=== Try it ===
Starting with the first line and ending with the one that holds "AVD_REQUIRE(w->norm_kind == 0", retype the entries exactly.
#####
static int check_core(const avd_core_weights* w) {
    AVD_REQUIRE(w && w->blocks && w->final_norm_scale, AVD_EINVAL, "core: null weight table");
    AVD_REQUIRE(w->d > 0 && w->n_layers > 0 && w->n_heads > 0 && w->mlp_hidden > 0, AVD_EINVAL, "core: bad dims");
    AVD_REQUIRE(w->d % w->n_heads == 0, AVD_EINVAL, "core: d_model %d not divisible by n_heads %d", w->d, w->n_heads);
    AVD_REQUIRE(w->attn_mode == 0 || w->attn_mode == 1, AVD_EINVAL, "core: attn_mode must be 0 (follow the matmul mode) or 1 (fp8)");
    AVD_REQUIRE(w->norm_kind == 0 || w->norm_kind == 1, AVD_EINVAL, "core: norm_kind must be 0 (RMSNorm) or 1 (LayerNorm)");
    AVD_REQUIRE(w->d / w->n_heads == 64, AVD_EUNSUPPORTED, "core: head_dim %d unsupported (64 only)", w->d / w->n_heads);
    AVD_REQUIRE(w->d % 4 == 0 && w->mlp_hidden % 4 == 0, AVD_EUNSUPPORTED, "core: widths must be multiples of 4");
    AVD_REQUIRE(w->split_terms == 0 || w->split_terms == 6 || w->split_terms == 9 || w->split_terms == 1 || w->split_terms == 3, AVD_EINVAL,
                "core: split_terms must be 0/6 (default), 9 (strict), 1 (plain bf16) or 3 (f16x2), got %d", w->split_terms);
    if (w->split_terms == 3) {
        for (int l = 0; l < w->n_layers; ++l)
            for (int i = 0; i < 8; ++i) {
                const float s = w->blocks[l].f16x2_scale[i];
                AVD_REQUIRE(s > 0.f && s < __builtin_inff(), AVD_EINVAL, "core: blocks[%d].f16x2_scale[%d] must be positive and finite", l, i);
            }
    }
    return AVD_OK;
}
// ... 22 lines not shown
    const float scale = 1.0f / sqrtf((float)(d / H));
    const float* cur = x;
    AVD_REQUIRE(!(w->attn_mode == 1 && (kpm || w->norm_kind != 0)), AVD_EUNSUPPORTED,
                "core: attn_mode 1 (fp8 attention) cannot be combined with a key_padding_mask or norm_kind 1 (LayerNorm)");
    AVD_REQUIRE(!(w->attn_mode == 1 && !core_use_split(w, M)), AVD_EUNSUPPORTED,
                "core: attn_mode 1 (fp8 attention) reads the q|k|v image of the split-operand projections, which these weights / shapes "
                "do not take (every block needs its *_weight3 images; 3 d, d and mlp_hidden must be multiples of 256, d of 16)");
    if (!kpm && core_use_split(w, M)) {
        const int terms = w->split_terms;
        Carver cs{static_cast<char*>(ws), 0, ws_bytes};
        const int64_t wide_b = core_split_wide_bytes(w, B, N);
        float* qkv = cs.take((wide_b + 3) / 4);
        void* wide3 = qkv;
        void* hs = cs.take((split3_bytes(M, d) + 3) / 4);
        const int64_t f8_b = w->attn_mode == 1 ? attn_fp8_ws_bytes(B, N, H) : 0;
        float* f8w = cs.take((f8_b + 3) / 4);
        if (core_use_split_fold(w)) {
            void* hx = cs.take((split3_bytes(M, d) + 3) / 4);
            float* ss = cs.take(M * (d / 64));
            const int ns = gemm_bf16x3_splitk_slices(M, d, hid, terms);
            float* part = ns ? cs.take(gemm_bf16x3_splitk_ws_floats(M, d, ns)) : nullptr;
            const bool trim = g_core_trim && out_row0 == 0 && n_out_rows < N && w->attn_mode == 0 && gemm_bf16x3_resmap_supported(terms);
            float* yc = cs.take(core_trim_floats(w, B, N));
            const bool fused = g_mlp_fused && !ns && mlp_bf16x3_supported(d, hid, terms) && gemm_bf16x3_resmap_supported(terms);
            AVD_REQUIRE(cs.ok, AVD_EWORKSPACE, "core: workspace carve %lld > %lld bytes", (long long)cs.used, (long long)cs.cap);
            if (int rc = split3_rows_f32(cur, rd, hx, M, d, st, 0.f, ss)) return rc;
            for (int l = 0; l < w->n_layers; ++l) {
                const avd_block_weights& b = w->blocks[l];
                const bool last = l == w->n_layers - 1;
                const int nq = (last && out_row0 == 0) ? n_out_rows : N;
                if (last && trim) {
                    const int64_t Mc = (int64_t)B * nq;
                    if (int rc = gemm_bf16x3_qkv3(hx, b.in_proj_weight3n, b.in_proj_bias, qkv, M, N, H, d, scale * 1.4426950408889634f, terms, st,
                                                  1.f, 1.f, ss, w->norm_eps)) return rc;
                    if (int rc = attn_bf16x3(qkv, nullptr, hs, B, N, H, nq, terms, st, 1.f, 1.f, nq)) return rc;
                    if (int rc = gemm_bf16x3(hs, b.out_proj_weight3, b.out_proj_bias, cur, yc, hx, Mc, d, d, AVD_ACT_NONE, terms, st, 1.f, 1.f,
                                             nullptr, 0.f, ss, nullptr, nq, N)) return rc;
                    if (fused) {
                        if (int rc = mlp_bf16x3(hx, b.fc1_weight3n, b.fc1_bias, b.fc2_weight3, b.fc2_bias, ss, w->norm_eps, yc, yc, nullptr, nullptr, Mc,
                                                d, hid, st)) return rc;
                    } else {
                        if (int rc = gemm_bf16x3(hx, b.fc1_weight3n, b.fc1_bias, nullptr, nullptr, wide3, Mc, hid, d, AVD_ACT_GELU, terms, st, 1.f, 1.f,
                                                 ss, w->norm_eps)) return rc;
                        if (ns) {
                            if (int rc = gemm_bf16x3_splitk(wide3, b.fc2_weight3, b.fc2_bias, yc, yc, nullptr, nullptr, Mc, d, hid, terms, ns, part,
                                                            st)) return rc;
                        } else {
                            if (int rc = gemm_bf16x3(wide3, b.fc2_weight3, b.fc2_bias, yc, yc, nullptr, Mc, d, hid, AVD_ACT_NONE, terms, st)) return rc;
                        }
                    }
                    return rmsnorm_f32(yc, rd, w->final_norm_scale, y, RowMap{d, nq, (int64_t)N * d}, Mc, d, w->norm_eps, st);
                }
                if (int rc = gemm_bf16x3_qkv3(hx, b.in_proj_weight3n, b.in_proj_bias, qkv, M, N, H, d, scale * 1.4426950408889634f, terms, st,
                                              1.f, 1.f, ss, w->norm_eps)) return rc;
                if (w->attn_mode == 1) {
                    if (int rc = attn_fp8(qkv, f8w, f8_b, nullptr, hs, B, N, H, nq, st, terms, 1.f, 1.f)) return rc;
                } else {
                    if (int rc = attn_bf16x3(qkv, nullptr, hs, B, N, H, nq, terms, st, 1.f, 1.f)) return rc;
                }
                if (int rc = gemm_bf16x3(hs, b.out_proj_weight3, b.out_proj_bias, cur, y, hx, M, d, d, AVD_ACT_NONE, terms, st, 1.f, 1.f, nullptr,
                                         0.f, ss)) return rc;
                cur = y;
                if (fused) {
                    if (int rc = mlp_bf16x3(hx, b.fc1_weight3n, b.fc1_bias, b.fc2_weight3, b.fc2_bias, ss, w->norm_eps, y, y, last ? nullptr : hx,
                                            last ? nullptr : ss, M, d, hid, st)) return rc;
                    continue;
                }
                if (int rc = gemm_bf16x3(hx, b.fc1_weight3n, b.fc1_bias, nullptr, nullptr, wide3, M, hid, d, AVD_ACT_GELU, terms, st, 1.f, 1.f, ss,
                                         w->norm_eps)) return rc;
                if (ns) {
                    if (int rc = gemm_bf16x3_splitk(wide3, b.fc2_weight3, b.fc2_bias, y, y, last ? nullptr : hx, last ? nullptr : ss, M, d, hid,
                                                    terms, ns, part, st)) return rc;
                } else if (last) {
                    if (int rc = gemm_bf16x3(wide3, b.fc2_weight3, b.fc2_bias, y, y, nullptr, M, d, hid, AVD_ACT_NONE, terms, st)) return rc;
                } else {
                    if (int rc = gemm_bf16x3(wide3, b.fc2_weight3, b.fc2_bias, y, y, hx, M, d, hid, AVD_ACT_NONE, terms, st, 1.f, 1.f, nullptr, 0.f,
                                             ss)) return rc;
                }
            }
            return rmsnorm_f32(y, rd, w->final_norm_scale, y, rd, M, d, w->norm_eps, st);
        }
        const bool rown = core_use_split_rownorm(w);
        void* hn = rown ? cs.take((split3_bytes(M, d) + 3) / 4) : hs;
        AVD_REQUIRE(cs.ok, AVD_EWORKSPACE, "core: workspace carve %lld > %lld bytes", (long long)cs.used, (long long)cs.cap);
        for (int l = 0; l < w->n_layers; ++l) {
            const avd_block_weights& b = w->blocks[l];
            const bool last = l == w->n_layers - 1;
            const int nq = (last && out_row0 == 0) ? n_out_rows : N;
            const bool h2 = terms == 3;
            const float* fs = b.f16x2_scale;
            const float s_n1 = h2 ? fs[4] : 0.f, s_qkv = h2 ? fs[5] : 1.f, s_n2 = h2 ? fs[6] : 0.f, s_fc1 = h2 ? fs[7] : 1.f;
            const float w_in = h2 ? fs[0] : 1.f, w_out = h2 ? fs[1] : 1.f, w_fc1 = h2 ? fs[2] : 1.f, w_fc2 = h2 ? fs[3] : 1.f;
            if (!rown || l == 0)
                if (int rc = rmsnorm_split3_f32(cur, b.norm1_scale, hn, M, d, w->norm_eps, st, s_n1)) return rc;
            if (int rc = gemm_bf16x3_qkv3(hn, b.in_proj_weight3, b.in_proj_bias, qkv, M, N, H, d, scale * 1.4426950408889634f, terms, st,
                                          h2 ? s_n1 * w_in : 1.f, s_qkv)) return rc;
            if (w->attn_mode == 1) {
                if (int rc = attn_fp8(qkv, f8w, f8_b, nullptr, hs, B, N, H, nq, st, terms, s_qkv, s_qkv)) return rc;
            } else {
                if (int rc = attn_bf16x3(qkv, nullptr, hs, B, N, H, nq, terms, st, s_qkv, s_qkv)) return rc;
// ... 288 lines not shown
extern "C" const char* avd_last_error(void) { return g_err; }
#####
=== Expected output ===
static int check_core(const avd_core_weights* w) {
    AVD_REQUIRE(w && w->blocks && w->final_norm_scale, AVD_EINVAL, "core: null weight table");
    AVD_REQUIRE(w->d > 0 && w->n_layers > 0 && w->n_heads > 0 && w->mlp_hidden > 0, AVD_EINVAL, "core: bad dims");
    AVD_REQUIRE(w->d % w->n_heads == 0, AVD_EINVAL, "core: d_model %d not divisible by n_heads %d", w->d, w->n_heads);
    AVD_REQUIRE(w->attn_mode == 0 || w->attn_mode == 1, AVD_EINVAL, "core: attn_mode must be 0 (follow the matmul mode) or 1 (fp8)");
    AVD_REQUIRE(w->norm_kind == 0 || w->norm_kind == 1, AVD_EINVAL, "core: norm_kind must be 0 (RMSNorm) or 1 (LayerNorm)");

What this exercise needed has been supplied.